**Action item**
Go through the data below and report how many lines contain "cout"; the reply holds only that number.

**Dataset records**
══════════

# Rudrabha/Wav2Lip

Measured on AMD Instinct MI355X. Metric: face-frames/sec (96x96, mel T=16), higher is better.
Workload: dtype f32

## Files before the change

include/w2l_hip.h:

```cpp
#ifndef W2L_HIP_H
#define W2L_HIP_H

#include <stddef.h>
#include <stdint.h>

#ifdef __cplusplus
extern "C" {
#endif

#define W2L_OK 0
#define W2L_ERR_ARG (-1)
#define W2L_ERR_HIP (-2)
#define W2L_ERR_NOMEM (-3)

#define W2L_ACT_NONE 0
#define W2L_ACT_RELU 1
#define W2L_ACT_SIGMOID 2
#define W2L_ACT_LEAKY 3

#define W2L_PREC_F32 0
#define W2L_PREC_BF16 1

const char* w2l_last_error(void);
int w2l_abi_version(void);
// ... 198 lines not shown
int w2l_thin1x1_dgrad_bf16(void* stream, long long npix, int cin, int cout, const void* dz, int dz_cs, const float* w,
                           const void* res, int res_cs, void* dx, int dx_cs);
int w2l_thin1x1_wgrad_bf16(void* stream, long long npix, int cin, int cout, const void* x, int x_cs, const void* dz, int dz_cs,
                           float* dweight, float* dbias);
int w2l_thin1x1_wgrad_blocks(long long npix);
int w2l_nchw_to_nhwc_bf16(void* stream, int N, int C, int H, int W, const float* x, void* y, int y_cs, int c_zero_to);
int w2l_nhwc_bf16_to_nchw(void* stream, int N, int C, int H, int W, const void* x, int x_cs, float* y);


int w2l_bn_train_stats(void* stream, long long rows, int C, const float* z, int z_cs, const float* gamma,
                       const float* beta, float eps, float momentum, float* running_mean, float* running_var,
                       float* mean, float* rstd, float* scale, float* shift);
int w2l_affine_act(void* stream, long long rows, int C, const float* z, int z_cs, const float* scale,
                   const float* shift, const float* res, int res_cs, int act, float* y, int y_cs);
int w2l_bn_train_bwd(void* stream, long long rows, int C, const float* dy, int dy_cs, const float* y, int y_cs,
                     const float* z, int z_cs, int act, const float* mean, const float* rstd, const float* scale,
                     float* dgamma, float* dbeta, float* dz, int dz_cs, float* g_out, int g_cs);
int w2l_act_bwd(void* stream, long long rows, int C, const float* dy, int dy_cs, const float* y, int y_cs, int act,
                const float* scale, float* dz, int dz_cs, float* g_out, int g_cs);
int w2l_add_rows(void* stream, long long rows, int C, const float* a, int a_cs, const float* b, int b_cs, float* out,
                 int out_cs);
int w2l_col_sum(void* stream, long long rows, int C, const float* x, int x_cs, float* out);

int w2l_l1_mean(void* stream, long long n, const float* a, const float* b, float* loss_out);
int w2l_l1_bwd(void* stream, long long n, const float* a, const float* b, const float* gout, float* da);
int w2l_cosine_bce_bwd(void* stream, int N, int C, const float* a, const float* v, const float* y, const float* gout,
                       float* da, float* dv);
int w2l_l2norm_bwd(void* stream, int N, int C, const float* x, int x_cs, const float* dy, float* dx, int dx_cs);
int w2l_bce_bwd(void* stream, int N, const float* p, const float* y, const float* gout, float* dp);

int w2l_shifted_pdist(void* stream, int T, int C, int vshift, const float* f1, const float* f2, float* out);

typedef struct {
    uint64_t frames, mel;
    int32_t T, start;
    int32_t pad[2];
} w2l_sync_row;
typedef struct {
    int32_t row0, n;
} w2l_lse_segment;

int w2l_sync_window_rows(void* stream, int B, const w2l_sync_row* rows, int S, float* face_in, int face_cs, float* mel_in,
                         int mel_cs);
int w2l_lse_score_segments(void* stream, int n_seg, const w2l_lse_segment* segs, int C, int vshift, const float* face_emb,
                           const float* audio_emb, float* mdist, float* scores);

typedef struct w2l_adam_tensor {
    float* param;
    const float* grad;
    float* exp_avg;
    float* exp_avg_sq;
    long long n;
} w2l_adam_tensor;
typedef struct w2l_adam w2l_adam_t;
int w2l_adam_create(int ntensors, const long long* sizes_host, w2l_adam_t** out);
int w2l_adam_destroy(w2l_adam_t* h);
int w2l_adam_step(w2l_adam_t* h, void* stream, const w2l_adam_tensor* tensors_host, float lr, float beta1, float beta2,
                  float eps, float weight_decay, int step);


typedef struct w2l_plan w2l_plan_t;
int w2l_plan_create(w2l_plan_t** out);
int w2l_plan_destroy(w2l_plan_t* p);
int w2l_plan_add_conv(w2l_plan_t* p, const w2l_conv_t* c, int N, int H, int W, const float* x, int x_cs,
                      float* y, int y_cs, const float* res, int res_cs);
int w2l_plan_add_convb(w2l_plan_t* p, const w2l_convb_t* c, int N, int H, int W, const void* x, int x_cs, void* y, int y_cs,
                       const void* res, int res_cs, const float* scale, const float* shift);
int w2l_plan_add_convb_head(w2l_plan_t* p, const w2l_convb_t* c, int N, int H, int W, const void* x, int x_cs, uint8_t* frames,
                            float* y32, int y32_cs, const float* scale, const float* shift);
int w2l_plan_copy_item(w2l_plan_t* dst, const w2l_plan_t* src, int index);
int w2l_plan_run(const w2l_plan_t* p, void* stream);
int w2l_plan_size(const w2l_plan_t* p);
int w2l_plan_autotune(w2l_plan_t* p, void* stream, int reps);
int w2l_plan_get_config(const w2l_plan_t* p, int index, int* tile, int* ksplit);
int w2l_plan_set_config(w2l_plan_t* p, int index, int tile, int ksplit);
int w2l_plan_executed_flops(const w2l_plan_t* p, long long* flops_out, int* config_out);
int w2l_conv_num_igemm_tiles(void);
int w2l_flops_begin(void);
long long w2l_flops_end(long long* by_family);
int w2l_clock_probe(void* stream, int spin_us, unsigned long long* out2_dev);
int w2l_conv_config_family(int id);
int w2l_conv_exclude_families(int mask);
int w2l_igemm_block_order(int order, int order_r, int tiles_m, int tiles_n, int nphase, int* out);
int w2l_plan_profile(const w2l_plan_t* p, void* stream, int reps, float* ms_out);

#define W2L_TUNE_KEY_INTS 17
int w2l_tune_key_ints(void);
int w2l_tune_set(const int* key, int tile, int ksplit);
int w2l_tune_entry_applicable(const int* key, int tile);
int w2l_tune_clear(void);
int w2l_tune_count(void);
int w2l_tune_export(int* out, int cap_entries);

#ifdef __cplusplus
}
#endif
#endif
```

wav2lip_amd/_lib.py:

```python
import ctypes as C
import os

_HERE = os.path.dirname(os.path.abspath(__file__))
LIB_PATH = os.environ.get("W2L_HIP_LIB") or os.path.join(_HERE, "lib", "libw2l_hip.so")

ACT_NONE, ACT_RELU, ACT_SIGMOID, ACT_LEAKY = 0, 1, 2, 3
PREC_F32, PREC_BF16 = 0, 1


class ConvGeom(C.Structure):
    _fields_ = [(n, C.c_int) for n in
                ("transposed", "cin", "cout", "kh", "kw", "sh", "sw", "ph", "pw", "oph", "opw", "act")]


class AdamTensor(C.Structure):
    _fields_ = [("param", C.c_void_p), ("grad", C.c_void_p), ("exp_avg", C.c_void_p), ("exp_avg_sq", C.c_void_p),
                ("n", C.c_longlong)]


class WgradInfo(C.Structure):
    _fields_ = [(n, C.c_int) for n in ("family", "cfg", "ksplit", "chunk", "K", "kstep", "reduce_blocks")]


class WgradBf16Info(C.Structure):
# ... 72 lines not shown
    "w2l_mel_create": (_i, [_vp, _vp, C.POINTER(_vp)]),
    "w2l_mel_destroy": (_i, [_vp]),
    "w2l_mel_num_frames": (_i, [_ll]),
    "w2l_melspectrogram": (_i, [_vp, _vp, _vp, _ll, _vp]),
    "w2l_mel_stream_cols": (_i, [_vp, _vp, _vp, _i, _vp, _i]),
    "w2l_mel_gather": (_i, [_vp, _vp, _i, _vp, _i, _vp, _i, _i]),
    "w2l_mel_gather_bf16": (_i, [_vp, _vp, _i, _vp, _i, _vp, _i, _i]),
    "w2l_mel_gather_rows": (_i, [_vp, _vp, _i, _vp, _i, _i]),
    "w2l_mel_gather_rows_bf16": (_i, [_vp, _vp, _i, _vp, _i, _i]),
    "w2l_resample_sinc": (_i, [_vp, _vp, _i, _vp, _i, C.c_double, _vp, _vp, _i, _i, _vp]),
    "w2l_l2norm_rows": (_i, [_vp, _i, _i, _vp, _i, _vp]),
    "w2l_cosine_bce": (_i, [_vp, _i, _i, _vp, _vp, _vp, _vp, _vp]),
    "w2l_bce_mean": (_i, [_vp, _i, _vp, _vp, _vp]),
    "w2l_conv_update": (_i, [_vp, _vp, _vp, _vp, _vp]),
    "w2l_conv_wgrad": (_i, [C.POINTER(ConvGeom), _vp, _i, _i, _i, _vp, _i, _vp, _i, _vp]),
    "w2l_conv_wgrad_prec": (_i, [C.POINTER(ConvGeom), _vp, _i, _i, _i, _vp, _i, _vp, _i, _vp, _i]),
    "w2l_conv_wgrad_resolve": (_i, [C.POINTER(ConvGeom), _i, _i, _i, _i, _i, _i, C.POINTER(WgradInfo)]),
    "w2l_conv_wgrad_set_cfg": (_i, [_i, _i]),
    "w2l_wgrad_divmod_host": (_i, [_i, _i, _vp, _vp, _vp, _vp]),
    "w2l_convb_create": (_i, [C.POINTER(ConvGeom), _vp, _vp, C.POINTER(_vp)]),
    "w2l_convb_update": (_i, [_vp, _vp, _vp]),
    "w2l_convb_update_many": (_i, [_i, _vp, _vp, _vp]),
    "w2l_convb_destroy": (_i, [_vp]),
    "w2l_convb_forward": (_i, [_vp, _vp, _i, _i, _i, _vp, _i, _vp, _i, _vp, _i, _vp, _vp, _i]),
    "w2l_convb_attach_head": (_i, [_vp, _vp, _vp, _vp, _i, _i, _vp]),
    "w2l_convb_forward_head": (_i, [_vp, _vp, _i, _i, _i, _vp, _i, _vp, _vp, _i, _vp, _vp]),
    "w2l_convb_forward_bn": (_i, [_vp, _vp, _i, _i, _i, _vp, _i, _vp, _i, _vp, _vp, _vp, _f, _f, _vp, _vp, _vp, _vp, _vp, _vp]),
    "w2l_convb_forward_bnbwd": (_i, [_vp, _vp, _i, _i, _i, _vp, _i, _vp, _i, _vp, _i, _vp, _i, _vp, _i, _i, _vp, _vp, _vp, _vp, _vp, _vp,
                                     C.POINTER(C.c_int)]),
    "w2l_convb_forward_actbwd": (_i, [_vp, _vp, _i, _i, _i, _vp, _i, _vp, _i, _vp, _i, _vp, _i, _i, _vp, C.POINTER(C.c_int)]),
    "w2l_convb_set_tile": (_i, [_vp, _i]),
    "w2l_convb_num_tiles": (_i, []),
    "w2l_convb_resolve": (_i, [_vp, _i, _i, _i, _i, C.POINTER(C.c_int), C.POINTER(C.c_int), C.POINTER(C.c_int)]),
    "w2l_conv_wgrad_bf16": (_i, [C.POINTER(ConvGeom), _vp, _i, _i, _i, _vp, _i, _vp, _i, _vp]),
    "w2l_conv_wgrad_bf16_resolve": (_i, [C.POINTER(ConvGeom), _i, _i, _i, _i, _i, C.POINTER(WgradBf16Info)]),
    "w2l_bn_train_stats_bf16": (_i, [_vp, _ll, _i, _i, _vp, _i, _vp, _vp, _f, _f, _vp, _vp, _vp, _vp, _vp, _vp]),
    "w2l_affine_act_bf16": (_i, [_vp, _ll, _i, _vp, _i, _vp, _vp, _vp, _i, _i, _vp, _i]),
    "w2l_bn_train_bwd_bf16": (_i, [_vp, _ll, _i, _i, _vp, _i, _vp, _i, _vp, _i, _i, _vp, _vp, _vp, _vp, _vp, _vp, _vp, _i, _vp, _i]),
    "w2l_bn_train_bwd_apply_bf16": (_i, [_vp, _ll, _i, _vp, _i, _vp, _i, _vp, _i, _i, _vp, _vp, _vp, _vp, _vp, _vp, _vp, _i, _vp, _i]),
    "w2l_act_bwd_bf16": (_i, [_vp, _ll, _i, _vp, _i, _vp, _i, _i, _vp, _vp, _i, _vp, _i]),
    "w2l_add_rows_bf16": (_i, [_vp, _ll, _i, _vp, _i, _vp, _i, _vp, _i]),
    "w2l_col_sum_bf16": (_i, [_vp, _ll, _i, _vp, _i, _vp]),
    "w2l_thin1x1_forward_bf16": (_i, [_vp, _ll, _i, _i, _vp, _i, _vp, _vp, _i, _vp, _i]),
    "w2l_thin1x1_dgrad_bf16": (_i, [_vp, _ll, _i, _i, _vp, _i, _vp, _vp, _i, _vp, _i]),
    "w2l_thin1x1_wgrad_bf16": (_i, [_vp, _ll, _i, _i, _vp, _i, _vp, _i, _vp, _vp]),
    "w2l_thin1x1_wgrad_blocks": (_i, [_ll]),
    "w2l_nchw_to_nhwc_bf16": (_i, [_vp, _i, _i, _i, _i, _vp, _vp, _i, _i]),
    "w2l_nhwc_bf16_to_nchw": (_i, [_vp, _i, _i, _i, _i, _vp, _i, _vp]),
    "w2l_bn_train_stats": (_i, [_vp, _ll, _i, _vp, _i, _vp, _vp, _f, _f, _vp, _vp, _vp, _vp, _vp, _vp]),
    "w2l_affine_act": (_i, [_vp, _ll, _i, _vp, _i, _vp, _vp, _vp, _i, _i, _vp, _i]),
    "w2l_bn_train_bwd": (_i, [_vp, _ll, _i, _vp, _i, _vp, _i, _vp, _i, _i, _vp, _vp, _vp, _vp, _vp, _vp, _i, _vp, _i]),
    "w2l_act_bwd": (_i, [_vp, _ll, _i, _vp, _i, _vp, _i, _i, _vp, _vp, _i, _vp, _i]),
    "w2l_add_rows": (_i, [_vp, _ll, _i, _vp, _i, _vp, _i, _vp, _i]),
    "w2l_col_sum": (_i, [_vp, _ll, _i, _vp, _i, _vp]),
    "w2l_l1_mean": (_i, [_vp, _ll, _vp, _vp, _vp]),
    "w2l_l1_bwd": (_i, [_vp, _ll, _vp, _vp, _vp, _vp]),
    "w2l_cosine_bce_bwd": (_i, [_vp, _i, _i, _vp, _vp, _vp, _vp, _vp, _vp]),
    "w2l_l2norm_bwd": (_i, [_vp, _i, _i, _vp, _i, _vp, _vp, _i]),
    "w2l_bce_bwd": (_i, [_vp, _i, _vp, _vp, _vp, _vp]),
    "w2l_shifted_pdist": (_i, [_vp, _i, _i, _i, _vp, _vp, _vp]),
    "w2l_sync_window_rows": (_i, [_vp, _i, _vp, _i, _vp, _i, _vp, _i]),
    "w2l_lse_score_segments": (_i, [_vp, _i, _vp, _i, _i, _vp, _vp, _vp, _vp]),
    "w2l_adam_create": (_i, [_i, C.POINTER(_ll), C.POINTER(_vp)]),
    "w2l_adam_destroy": (_i, [_vp]),
    "w2l_adam_step": (_i, [_vp, _vp, C.POINTER(AdamTensor), _f, _f, _f, _f, _f, _i]),
    "w2l_plan_create": (_i, [C.POINTER(_vp)]),
    "w2l_plan_destroy": (_i, [_vp]),
    "w2l_plan_add_conv": (_i, [_vp, _vp, _i, _i, _i, _vp, _i, _vp, _i, _vp, _i]),
    "w2l_plan_add_convb": (_i, [_vp, _vp, _i, _i, _i, _vp, _i, _vp, _i, _vp, _i, _vp, _vp]),
    "w2l_plan_add_convb_head": (_i, [_vp, _vp, _i, _i, _i, _vp, _i, _vp, _vp, _i, _vp, _vp]),
    "w2l_plan_copy_item": (_i, [_vp, _vp, _i]),
    "w2l_plan_run": (_i, [_vp, _vp]),
    "w2l_plan_size": (_i, [_vp]),
    "w2l_plan_autotune": (_i, [_vp, _vp, _i]),
    "w2l_plan_get_config": (_i, [_vp, _i, C.POINTER(_i), C.POINTER(_i)]),
    "w2l_plan_set_config": (_i, [_vp, _i, _i, _i]),
    "w2l_plan_profile": (_i, [_vp, _vp, _i, _vp]),
    "w2l_plan_executed_flops": (_i, [_vp, C.POINTER(_ll), C.POINTER(_i)]),
    "w2l_conv_num_igemm_tiles": (_i, []),
    "w2l_flops_begin": (_i, []),
    "w2l_flops_end": (_ll, [C.POINTER(_ll)]),
    "w2l_clock_probe": (C.c_int, [C.c_void_p, C.c_int, C.c_void_p]),
    "w2l_igemm_block_order": (C.c_int, [C.c_int, C.c_int, C.c_int, C.c_int, C.c_int, C.c_void_p]),
    "w2l_conv_config_family": (_i, [_i]),
    "w2l_conv_exclude_families": (_i, [_i]),
    "w2l_tune_key_ints": (_i, []),
    "w2l_tune_set": (_i, [C.POINTER(_i), _i, _i]),
    "w2l_tune_entry_applicable": (_i, [C.POINTER(_i), _i]),
    "w2l_tune_clear": (_i, []),
    "w2l_tune_count": (_i, []),
    "w2l_tune_export": (_i, [C.POINTER(_i), _i]),
}
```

══════════

**Result for this exercise**
3